WHAT NEEDS TO BE DONE → Identify each line in the records below that contains the word "update", and copy it.

Start of SUPPLIED MATERIAL

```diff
+@torch.library.custom_op("dro::conv2d_pair", mutates_args=())
+def _conv2d_pair_op(xa: Tensor, xb: Tensor, wa: Tensor, wb: Tensor, ba: Optional[Tensor], bb: Optional[Tensor],
+                    act: int, alpha: float, params: list[Tensor], nweight: int) -> tuple[Tensor, Tensor]:
+    lib = _lib.load()
+    require_device(xa, xb, wa, wb, ba, bb, what="conv2d_pair")
+    Cout, Cin, KH, KW = wa.shape
+    B, _, H, W = xa.shape
+    wa, wb = wa.contiguous(), wb.contiguous()
+    ya, yb = _dense_out([xa], Cout), _dense_out([xb], Cout)
+    sa, sb = _slice(xa), _slice(xb)
+    check(lib.dro_conv2d_pair(ctypes.byref(sa), ctypes.byref(sb), ptr(wa), ptr(wb), ptr(ba), ptr(bb), B, H, W,
+                              Cout, KH, KW, act, ctypes.c_float(alpha), 0, 0, ptr(ya), ptr(yb), stream_of(ya)),
+          "dro_conv2d_pair")
+    return ya, yb
+
+
+@_conv2d_pair_op.register_fake
+def _(xa, xb, wa, wb, ba, bb, act, alpha, params, nweight):
+    B, _, H, W = xa.shape
+    return xa.new_empty((B, wa.shape[0], H, W)), xb.new_empty((B, wb.shape[0], H, W))
+
+
+def _conv2d_pair_setup(ctx, inputs, output):
+    xa, xb, wa, wb, ba, bb, act, alpha, params, nweight = inputs
+    ya, yb = output
+    ctx.save_for_backward(wa.contiguous(), wb.contiguous(), ya if act else None, yb if act else None, xa, xb)
+    ctx.sinks = [_sink_of(x) if x.requires_grad else None for x in (xa, xb)]
+    ctx.need_src = [x.requires_grad for x in (xa, xb)]
+    has_bias = ba is not None
+    ctx.meta = (act, alpha, has_bias, (wa.requires_grad, wb.requires_grad),
+                (has_bias and ba.requires_grad, has_bias and bb.requires_grad))
+    ctx.direct = None
+    if params:
+        bias = params[nweight:]
+        ctx.direct = [_direct_targets((params[i],), (bias[i],) if bias else (), mark=False, in_setup=True)
+                      for i in range(2)]
+    ctx.scope = None if params else current_scope()
+    ctx.nparams = len(params)
+
+
+def _pair_data_grads(ws, ys, gouts, act, alpha, tgt, dacc):
+    Cout, Cin, KH, KW = ws[0].shape
+    B, _, H, W = gouts[0].shape
+    check(_lib.load().dro_conv2d_pair_backward(
+        ptr(ws[0]), ptr(ws[1]), B, H, W, Cin, Cout, KH, KW, act, ctypes.c_float(alpha), 0, 0, ptr(ys[0]), ptr(ys[1]),
+        ptr(gouts[0]), ptr(gouts[1]), ptr(tgt[0]), ptr(tgt[1]), Cin, 0, int(dacc[0]), stream_of(gouts[0])),
+        "dro_conv2d_pair_backward")
+
+
+def _conv2d_pair_backward(ctx, ga, gb_):
+    wa, wb, ya, yb, xa, xb = ctx.saved_tensors
+    act, alpha, has_bias, need_w, need_b = ctx.meta
+    ws, ys, xs = (wa, wb), (ya, yb), (xa, xb)
+    Cout, Cin, KH, KW = wa.shape
+    B, _, H, W = xa.shape
+    gouts = [g.contiguous() for g in (ga, gb_)]
+    dev = gouts[0].device
+    sinks = ctx.sinks
+    gsrc = [torch.empty(B, Cin, H, W, device=dev) if ctx.need_src[i] and sinks[i] is None else None
+            for i in range(2)]
+    sk = [sn.target() if sn is not None else (None, 0) for sn in sinks]
+    tgt = [t if sn is not None else g for (t, _), sn, g in zip(sk, sinks, gsrc)]
+    dacc = [a for _, a in sk]
+    if (tgt[0] is not None and tgt[1] is not None and dacc[0] == dacc[1] and _pair_dense(tgt[0])
+            and _pair_dense(tgt[1])):
+        _pair_data_grads(ws, ys, gouts, act, alpha, tgt, dacc)
+    else:
+        for i in range(2):
+            if tgt[i] is not None:
+                _conv_bwd([xs[i]], ws[i], ys[i], gouts[i], act, alpha, [tgt[i]], [dacc[i]])
+    none_params = [None] * ctx.nparams
+    rw, rb = [None, None], [None, None]
+    for i in (1, 0):
+        if ctx.direct is not None:
+            gw, gb = ctx.direct[i][2], ctx.direct[i][3] if has_bias else None
+            if not _queue_weight_grad([xs[i]], ws[i].shape, act, alpha, gouts[i], ys[i], gw, gb, ws[i]):
+                _conv_bwd([xs[i]], ws[i], ys[i], gouts[i], act, alpha, [None], [0], gw, gb, 1)
+        elif need_w[i] or need_b[i]:
+            gw, gb, wacc, first = _grad_buffers(ctx.scope, ("conv", ws[i].data_ptr(), Cout), ws[i],
+                                                Cout if has_bias else 0, dev)
+            _conv_bwd([xs[i]], ws[i], ys[i], gouts[i], act, alpha, [None], [0], gw, gb, wacc)
+            rw[i] = gw if (first and need_w[i]) else None
+            rb[i] = gb if (first and need_b[i]) else None
+    return gsrc[0], gsrc[1], rw[0], rw[1], rb[0], rb[1], None, None, none_params, None
+
+
+torch.library.register_autograd("dro::conv2d_pair", _conv2d_pair_backward, setup_context=_conv2d_pair_setup)
+
+
+def conv2d_pair(srcs_a, srcs_b, conv_a, conv_b, act=None, alpha=1.0):
+    srcs_a = [srcs_a] if torch.is_tensor(srcs_a) else list(srcs_a)
+    srcs_b = [srcs_b] if torch.is_tensor(srcs_b) else list(srcs_b)
+    (wa, ba), (wb, bb) = conv_a, conv_b
+
+    def two():
+        return conv2d(srcs_a, wa, ba, act, alpha), conv2d(srcs_b, wb, bb, act, alpha)
+
+    if not (_PAIRS[0] and len(srcs_a) == 1 and len(srcs_b) == 1 and (ba is None) == (bb is None)
+            and _pair_dense(srcs_a[0]) and _pair_dense(srcs_b[0])
+            and conv_pair_supported(srcs_a[0].shape, srcs_b[0].shape, wa.shape, wb.shape)):
+        return two()
+    xa, xb = srcs_a[0], srcs_b[0]
+    bparts = ((ba,), (bb,)) if ba is not None else ((), ())
+    direct = [_direct_targets((w,), bp, mark=False) for w, bp in zip((wa, wb), bparts)]
+    if direct[0] is not None and direct[1] is not None:
+        _mark_direct([wa, wb, *bparts[0], *bparts[1]])
+        (w0, b0, _, _), (w1, b1, _, _) = direct
+        return torch.ops.dro.conv2d_pair(xa, xb, w0, w1, b0, b1, ACT[act], float(alpha),
+                                         [wa, wb, *bparts[0], *bparts[1]], 2)
+    if direct[0] is not None or direct[1] is not None:
+        return two()
+    return torch.ops.dro.conv2d_pair(xa, xb, wa, wb, ba, bb, ACT[act], float(alpha), [], 0)
 
 
 @torch.library.custom_op("dro::conv2d_strided", mutates_args=())
diff --git a/dro-sfm_amd/networks/optim/update.py b/dro-sfm_amd/networks/optim/update.py
--- a/dro-sfm_amd/networks/optim/update.py
+++ b/dro-sfm_amd/networks/optim/update.py
@@ -126,10 +126,24 @@
                        f"conv{tag}2": (hidden_dim, 64, 3, 1),
                        f"conv{tag}": (64 + hidden_dim, out_chs - state_ch, 3, 1)})
 
+    def _pairs(self, cost, c2, s2):
+        if _BACKEND != "hip" or not cost.is_cuda or not hip_conv.conv_pairs():
+            return False
+        B, _, H, W = cost.shape
+        shape = (B, c2.in_channels, H, W)
+        return (c2.weight.shape == s2.weight.shape
+                and hip_conv.conv_pair_supported(shape, shape, c2.weight.shape, s2.weight.shape))
+
     def sources(self, state_map, cost):
         t = self._tag
         c1, c2 = self.convc1, self.convc2
         s1, s2, f = (getattr(self, f"conv{t}{i}") for i in ("1", "2", ""))
+        if self._pairs(cost, c2, s2):
+            a = relu_rec(conv(cost, c1.weight, c1.bias, "relu"), c1)
+            b = conv(state_map, s1.weight, s1.bias, "relu")
+            cor, sfm = hip_conv.conv2d_pair(a, b, (c2.weight, c2.bias), (s2.weight, s2.bias), "relu")
+            cor, b, sfm = relu_rec(cor, c2), relu_rec(b, s1), relu_rec(sfm, s2)
+            return [hip.grad_sink(relu_rec(conv([cor, sfm], f.weight, f.bias, "relu"), f)), state_map]
         cor = relu_rec(conv(relu_rec(conv(cost, c1.weight, c1.bias, "relu"), c1), c2.weight, c2.bias, "relu"), c2)
         sfm = relu_rec(conv(relu_rec(conv(state_map, s1.weight, s1.bias, "relu"), s1), s2.weight, s2.bias, "relu"),
                        s2)
diff --git a/include/dro_amd.h b/include/dro_amd.h
--- a/include/dro_amd.h
+++ b/include/dro_amd.h
@@ -259,6 +259,18 @@
                                const int* grad_coff, const int* grad_accumulate, void* workspace,
                                size_t workspace_bytes, void* stream);
 
+int dro_conv2d_pair_plan(int rows, int kch, int KH, int KW, int B, int H, int W, int cin, int epi, int xf,
+                         long long* info, int* supported);
+int dro_conv2d_pair(const dro_slice* src_a, const dro_slice* src_b, const float* weight_a,
+                    const float* weight_b, const float* bias_a, const float* bias_b, int B, int H, int W,
+                    int Cout, int KH, int KW, int act, float alpha, int epi, int xf, float* out_a,
+                    float* out_b, void* stream);
+int dro_conv2d_pair_backward(const float* weight_a, const float* weight_b, int B, int H, int W, int Cin,
+                             int Cout, int KH, int KW, int act, float alpha, int epi, int xf,
+                             const float* y_a, const float* y_b, const float* dout_a, const float* dout_b,
+                             float* grad_a, float* grad_b, int grad_ctot, int grad_coff, int grad_accumulate,
+                             void* stream);
+
 int dro_sum_n(const float* const* srcs_a, int na, float* out_a, long long numel_a,
               const float* const* srcs_b, int nb, float* out_b, long long numel_b, void* stream);
 
```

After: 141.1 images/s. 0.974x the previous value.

End of SUPPLIED MATERIAL

RESPONSE TO THIS EXERCISE →
diff --git a/dro-sfm_amd/networks/optim/update.py b/dro-sfm_amd/networks/optim/update.py
--- a/dro-sfm_amd/networks/optim/update.py
+++ b/dro-sfm_amd/networks/optim/update.py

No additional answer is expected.